* [Task brief]: In the records below, find the line containing "int b = cellv(r2, c2);" and the line containing "if(pv > 0 &&"; please repeat exactly the lines from one to the other, both included, and nothing more.

* [Data for review]:
template <typename OFF, int R>
__global__ void __launch_bounds__(256) k_dp_tail_h(DevIndex<OFF> ix, bt2g_scoring sc, DpLaunch L, uint64_t chunkStart, uint64_t chunkMax,
                                                   uint32_t *next) {
	extern __shared__ uint8_t smem[];
	const int warpInBlock = threadIdx.x >> 5, lane = threadIdx.x & 31;
	const uint64_t nAll = L.nDev ? (uint64_t)*L.nDev : L.n;
	if(chunkStart >= nAll) return;
	const uint64_t nProb = (nAll - chunkStart < chunkMax) ? nAll - chunkStart : chunkMax;
	const size_t perWarp = DP_TAIL_SMEM_PER_WARP(L.maxCol, R);
	int32_t *lastH = reinterpret_cast<int32_t *>(smem + (size_t)warpInBlock * perWarp);
	uint16_t *candCol = reinterpret_cast<uint16_t *>(lastH + L.maxCol);
	uint8_t *refw = reinterpret_cast<uint8_t *>(candCol + L.maxCol);
	uint8_t *prof = smem + (size_t)warpInBlock * perWarp + dp_smem_per_warp(L.maxCol);
	uint2 *tab = reinterpret_cast<uint2 *>(prof + DP_PROF_BYTES(R));
	const int bonus = sc.match_bonus;
	for(uint64_t wl = dp_next_task(next, lane); wl < nProb; wl = dp_next_task(next, lane)) {
		const uint64_t w = chunkStart + wl;
		const bt2g_dp_problem p = L.probs[w];
		const uint8_t *rs = L.seq + L.roff[p.read_idx], *rq = L.qual + L.roff[p.read_idx];
		const int rdlen = (int)(L.roff[p.read_idx + 1] - L.roff[p.read_idx]);
		const int ncol = (int)(p.refr - p.refl + 1);
		const int floorv = p.minsc - bonus - 1;
		__syncwarp();
		if(ncol <= 0 || ncol > L.maxCol || rdlen > 32 * R || rdlen <= 0 || (int64_t)bonus * rdlen - floorv > 127 || floorv < -DPX_LIMIT) continue;
		uint8_t *hb = L.codes + wl * L.codeStride;
		const int nblk = (rdlen + DP_BLK_ROWS - 1) / DP_BLK_ROWS;
		const uint32_t e = lane < nblk ? reinterpret_cast<const uint32_t *>(hb)[lane] : 0u;
		const uint32_t bytes = (e >> 16) * (32 * DP_BLOCK_RPL);
		uint32_t incl = bytes;
#pragma unroll
		for(int o = 1; o < 32; o <<= 1) { const uint32_t v = __shfl_up_sync(0xffffffffu, incl, o); if(lane >= o) incl += v; }
		if(lane < nblk) tab[lane] = make_uint2(e, DP_BLK_HEAD + incl - bytes);
		ref_window<OFF>(ix, p.tidx, p.refl, ncol, refw, lane);
		for(int i = lane; i < rdlen; i += 32) {
			const int pos = p.fw ? i : rdlen - 1 - i;
			int c = rs[pos]; c = p.fw ? c : (c > 3 ? 4 : 3 - c);
			int q = (int)rq[pos] - 33; q = q < 0 ? 0 : (q > 63 ? 63 : q);
			prof[i] = (uint8_t)c; prof[rdlen + i] = sc.mmpen[q]; prof[2 * rdlen + i] = sc.npen[q];
		}
		__syncwarp();
		const DpHbBlocks cell{hb, tab};
		const int lr = rdlen - 1;
		for(int j = lane; j < ncol; j += 32) { const uint8_t *c = cell(lr, j); lastH[j] = (c ? (int)*c : 0) + floorv; }
		dp_e2e_tail<R, true>(L, sc, p, w, rs, rq, rdlen, ncol, lastH, candCol, refw, hb, L.summ + w, lane, cell, prof);
	}
}

template <typename Acc>
__device__ __forceinline__ void dp_backtrace_h(const DpLaunch &L, const bt2g_scoring &sc, const bt2g_dp_problem &p, uint64_t w,
                                               const uint8_t *rs, const uint8_t *rq, int rdlen, const uint8_t *refw,
                                               const Acc &cell, bt2g_dp_cand *cands, int ncand, bt2g_dp_summary *summ, int lane,
                                               const uint8_t *prof) {
	const int rdgapo = sc.rdgap_const + sc.rdgap_linear, rdgape = sc.rdgap_linear;
	const int rfgapo = sc.rfgap_const + sc.rfgap_linear, rfgape = sc.rfgap_linear;
	const int bonus = sc.match_bonus, gapbar = sc.gapbar;
	const int vmax = bonus * rdlen - (p.minsc - bonus - 1);
	bt2g_dp_aln *alns = L.alns + w * (uint64_t)L.maxAlns;
	uint8_t *ops = L.ops + w * (uint64_t)L.maxAlns * L.maxOps;
	int naln = 0, flags = 0;
	bool screened = false;
	auto cellv = [&](int rr, int cc) -> int { const uint8_t *c = cell(rr, cc); return c ? (int)*c : 0; };
	auto rdchar = [&](int rr) -> int { const int pos = p.fw ? rr : rdlen - 1 - rr; int c = rs[pos]; return p.fw ? c : (c > 3 ? 4 : 3 - c); };
	auto rdqual = [&](int rr) -> int { const int pos = p.fw ? rr : rdlen - 1 - rr; int q = (int)rq[pos] - 33; return q < 0 ? 0 : (q > 63 ? 63 : q); };
	auto inCore = [&](int dlo, int dhi) -> bool { return dhi >= p.corel && dlo <= p.corer; };
	for(int ci = 0; ci < ncand; ci++) {
		int row = cands[ci].row, col = cands[ci].col;
		const int startRow = row, origCol = col;
		uint8_t *o = ops + (size_t)naln * L.maxOps;
		const bool room = naln < L.maxAlns;
		int nops = 0, ns = 0, gaps = 0;
		bool fail = false, core = false, done = false, first = true, filtStart = false;
		while(!done && !fail) {
			const int wd = (ci > 0 && first) ? 8 : 32;
			const int rk = row - lane, ck = col - lane;
			const bool in = lane < wd && rk >= 0 && ck >= 0;
			uint8_t *cp = in ? cell(rk, ck) : nullptr;
			const int mine = in ? (cp ? (int)*cp : 0) : 0x80;
			const int v = mine & 0x7f;
			const int vn = __shfl_down_sync(0xffffffffu, v, 1);
			int sck = 0, refc = 4; bool isN = false, isMatch = false;
			if(in) {
				refc = refw[ck];
				if(prof) {
					const int c = prof[rk];
					isN = c > 3 || refc > 3;
					isMatch = !isN && c == refc;
					sck = isN ? -(int)prof[2 * rdlen + rk] : (isMatch ? bonus : -(int)prof[rdlen + rk]);
				} else {
					const int c = rdchar(rk), q = rdqual(rk);
					isN = c > 3 || refc > 3;
					isMatch = !isN && c == refc;
					sck = isN ? -(int)sc.npen[q] : (isMatch ? bonus : -(int)sc.mmpen[q]);
				}
			}
			const bool cont = lane < wd - 1 && !(mine & 0x80) && rk > 0 && ck > 0 && vn > 0 && v == vn + sck;
			const int run = __ffs(~__ballot_sync(0xffffffffu, cont)) - 1;
			if(run > 0) {
				first = false;
				const int diagi = col - row + p.triml;
				if(inCore(diagi, diagi)) core = true;
				if(lane < run) {
					const uint8_t op = (uint8_t)((isMatch ? BT2G_OP_MATCH : BT2G_OP_MM) | (refc << 2));
					if(room && nops + lane < L.maxOps) o[nops + lane] = op;
					if(cp) *cp = (uint8_t)(mine | 0x80);
				}
				ns += __popc(__ballot_sync(0xffffffffu, lane < run && isN));
				nops += run; row -= run; col -= run;
			}
			const int endBits = __shfl_sync(0xffffffffu, mine, run);
			if(run == wd - 1 && !(endBits & 0x80) && row > 0 && col > 0) { __syncwarp(); continue; }
			if(endBits & 0x80) {
				if(first) filtStart = true;
				fail = true; break;
			}
			first = false;
			if(lane == run && cp) *cp = (uint8_t)(mine | 0x80);
			{
				const int diagi = col - row + p.triml;
				if(inCore(diagi, diagi)) core = true;
			}
			if(row == 0) { done = true; break; }
			const int cur = endBits & 0x7f;
			__syncwarp();
			int klen = 0, gapKind = 0;
			if(row >= gapbar && rdlen - 1 - row >= gapbar) {
				for(int k0 = 0; k0 < row; k0 += 32) {
					if(vmax - rfgapo - k0 * rfgape < cur) break;
					const int k = k0 + lane + 1, r2 = row - k;
					bool ok = false;
					if(r2 >= 0 && row - k + 1 >= gapbar && vmax - rfgapo - (k - 1) * rfgape >= cur) {
						const int u = cellv(r2, col) & 0x7f;
						ok = u > 0 && u - rfgapo - (k - 1) * rfgape == cur;
					}
					const uint32_t mk = __ballot_sync(0xffffffffu, ok);
					if(mk) { klen = k0 + __ffs(mk); gapKind = 1; break; }
				}
				if(gapKind == 0) {
					for(int k0 = 0; k0 < col; k0 += 32) {
						if(vmax - rdgapo - k0 * rdgape < cur) break;
						const int k = k0 + lane + 1, c2 = col - k;
						bool ok = false;
						if(c2 >= 0 && vmax - rdgapo - (k - 1) * rdgape >= cur) {
							const int u = cellv(row, c2) & 0x7f;
							ok = u > 0 && u - rdgapo - (k - 1) * rdgape == cur;
						}
						const uint32_t mk = __ballot_sync(0xffffffffu, ok);
						if(mk) { klen = k0 + __ffs(mk); gapKind = 2; break; }
					}
				}
			}
			if(gapKind == 0) { fail = true; break; }
			for(int m0 = 1; m0 < klen && !fail; m0 += 32) {
				const int mth = m0 + lane;
				uint8_t *q2 = nullptr; int b = 0;
				if(mth < klen) { q2 = gapKind == 1 ? cell(row - mth, col) : cell(row, col - mth); b = q2 ? *q2 : 0; }
				const uint32_t vm = __ballot_sync(0xffffffffu, (b & 0x80) != 0);
				const int lim = vm ? __ffs(vm) - 1 : 32;
				if(q2 && lane < lim) *q2 = (uint8_t)(b | 0x80);
				if(vm) fail = true;
			}
			if(fail) break;
			{
				const int d0 = col - row + p.triml, ni = klen - 1;
				if(ni > 0 && (gapKind == 1 ? inCore(d0 + 1, d0 + ni) : inCore(d0 - ni, d0 - 1))) core = true;
			}
			if(room) {
				for(int k = lane; k < klen; k += 32) {
					const int idx = nops + k;
					if(idx < L.maxOps) o[idx] = gapKind == 1 ? (uint8_t)BT2G_OP_REFGAP : (uint8_t)(BT2G_OP_READGAP | (refw[col - k] << 2));
				}
			}
			nops += klen; gaps += klen;
			if(gapKind == 1) row -= klen; else col -= klen;
			__syncwarp();
		}
		if(filtStart) { if(lane == 0) cands[ci].fate = BT2G_CAND_FILT_START; continue; }
		if(!fail) {
			const int c = rdchar(row), refc = refw[col];
			const bool isN = c > 3 || refc > 3;
			ns += isN;
			const uint8_t op = (uint8_t)(((!isN && c == refc) ? BT2G_OP_MATCH : BT2G_OP_MM) | (refc << 2));
			if(!core) fail = true;
			else if(ns > p.nceil) fail = true;
			else {
				if(room && lane == 0 && nops < L.maxOps) o[nops] = op;
				nops++;
			}
		}
		const bool opOverflow = nops > L.maxOps;
		if(fail) { if(lane == 0) cands[ci].fate = BT2G_CAND_FAILED; continue; }
		if(lane == 0) cands[ci].fate = BT2G_CAND_SUCCEEDED;
		if(room) {
			int refns = 0;
			for(int k = col + lane; k <= origCol; k += 32) refns += refw[k] > 3;
			refns = __reduce_add_sync(0xffffffffu, refns);
			if(lane == 0) {
				bt2g_dp_aln &a = alns[naln];
				a.cand_idx = ci; a.score = cands[ci].score; a.ns = ns; a.gaps = gaps; a.col0 = col; a.row0 = row;
				a.trim_beg = 0; a.trim_end = rdlen - 1 - startRow; a.nops = nops;
				a.refns = refns;
			}
			if(opOverflow) flags |= BT2G_DP_FLAG_OPS_OVERFLOW;
		} else {
			flags |= BT2G_DP_FLAG_ALN_OVERFLOW;
		}
		naln++;
		if(naln == 1 && !screened && ci + 1 < ncand) {
			screened = true;
			bool needSeq = false;
			for(int base = ci + 1; base < ncand; base += 32) {
				const int cj = base + lane;
				int verdict = 0;
				if(cj < ncand) {
					int r2 = cands[cj].row, c2 = cands[cj].col;
					int b = cellv(r2, c2);
					if(b & 0x80) verdict = 1;
					else {
						for(int guard = 0; guard < 4 * rdlen + 8; guard++) {
							const int curv = b & 0x7f;
							if(r2 == 0) { verdict = 2; break; }
							if(c2 > 0) {
								const int pb = cellv(r2 - 1, c2 - 1), pv = pb & 0x7f;
								const int rf = refw[c2];
								int c, mm, np;
								if(prof) { c = prof[r2]; mm = prof[rdlen + r2]; np = prof[2 * rdlen + r2]; }
								else { c = rdchar(r2); const int q = rdqual(r2); mm = sc.mmpen[q]; np = sc.npen[q]; }
								const int sc2 = (c > 3 || rf > 3) ? -np : (c == rf ? bonus : -mm);
								if(pv > 0 && curv == pv + sc2) {
									if(pb & 0x80) break;
									r2--; c2--; b = pb;
									continue;
								}
							}
							if(r2 < gapbar || rdlen - 1 - r2 < gapbar) break;
							bool moved = false, dead = false, marked = false;
							for(int k = 1; k <= r2 && r2 - k + 1 >= gapbar && vmax - rfgapo - (k - 1) * rfgape >= curv; k++) {
								const int ub = cellv(r2 - k, c2), u = ub & 0x7f;
								if(u > 0 && u - rfgapo - (k - 1) * rfgape == curv) {
									if(marked || (ub & 0x80)) dead = true; else { r2 -= k; b = ub; moved = true; }
									break;
								}
								marked = marked || (ub & 0x80);
							}
							if(!moved && !dead) {
								marked = false;
								for(int k = 1; k <= c2 && vmax - rdgapo - (k - 1) * rdgape >= curv; k++) {
									const int ub = cellv(r2, c2 - k), u = ub & 0x7f;
									if(u > 0 && u - rdgapo - (k - 1) * rdgape == curv) {
										if(marked || (ub & 0x80)) dead = true; else { c2 -= k; b = ub; moved = true; }
										break;
									}
									marked = marked || (ub & 0x80);
								}
							}
							if(!moved) break;
						}
					}
				}
				if(__any_sync(0xffffffffu, verdict == 2)) { needSeq = true; break; }
				if(cj < ncand) cands[cj].fate = verdict == 1 ? BT2G_CAND_FILT_START : BT2G_CAND_FAILED;
			}
			__syncwarp();
			if(!needSeq) break;
		}
	}
	if(lane == 0) { summ->naln = naln; summ->flags |= flags; }
}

* [Answer to this task]:
					int b = cellv(r2, c2);
					if(b & 0x80) verdict = 1;
					else {
						for(int guard = 0; guard < 4 * rdlen + 8; guard++) {
							const int curv = b & 0x7f;
							if(r2 == 0) { verdict = 2; break; }
							if(c2 > 0) {
								const int pb = cellv(r2 - 1, c2 - 1), pv = pb & 0x7f;
								const int rf = refw[c2];
								int c, mm, np;
								if(prof) { c = prof[r2]; mm = prof[rdlen + r2]; np = prof[2 * rdlen + r2]; }
								else { c = rdchar(r2); const int q = rdqual(r2); mm = sc.mmpen[q]; np = sc.npen[q]; }
								const int sc2 = (c > 3 || rf > 3) ? -np : (c == rf ? bonus : -mm);
								if(pv > 0 && curv == pv + sc2) {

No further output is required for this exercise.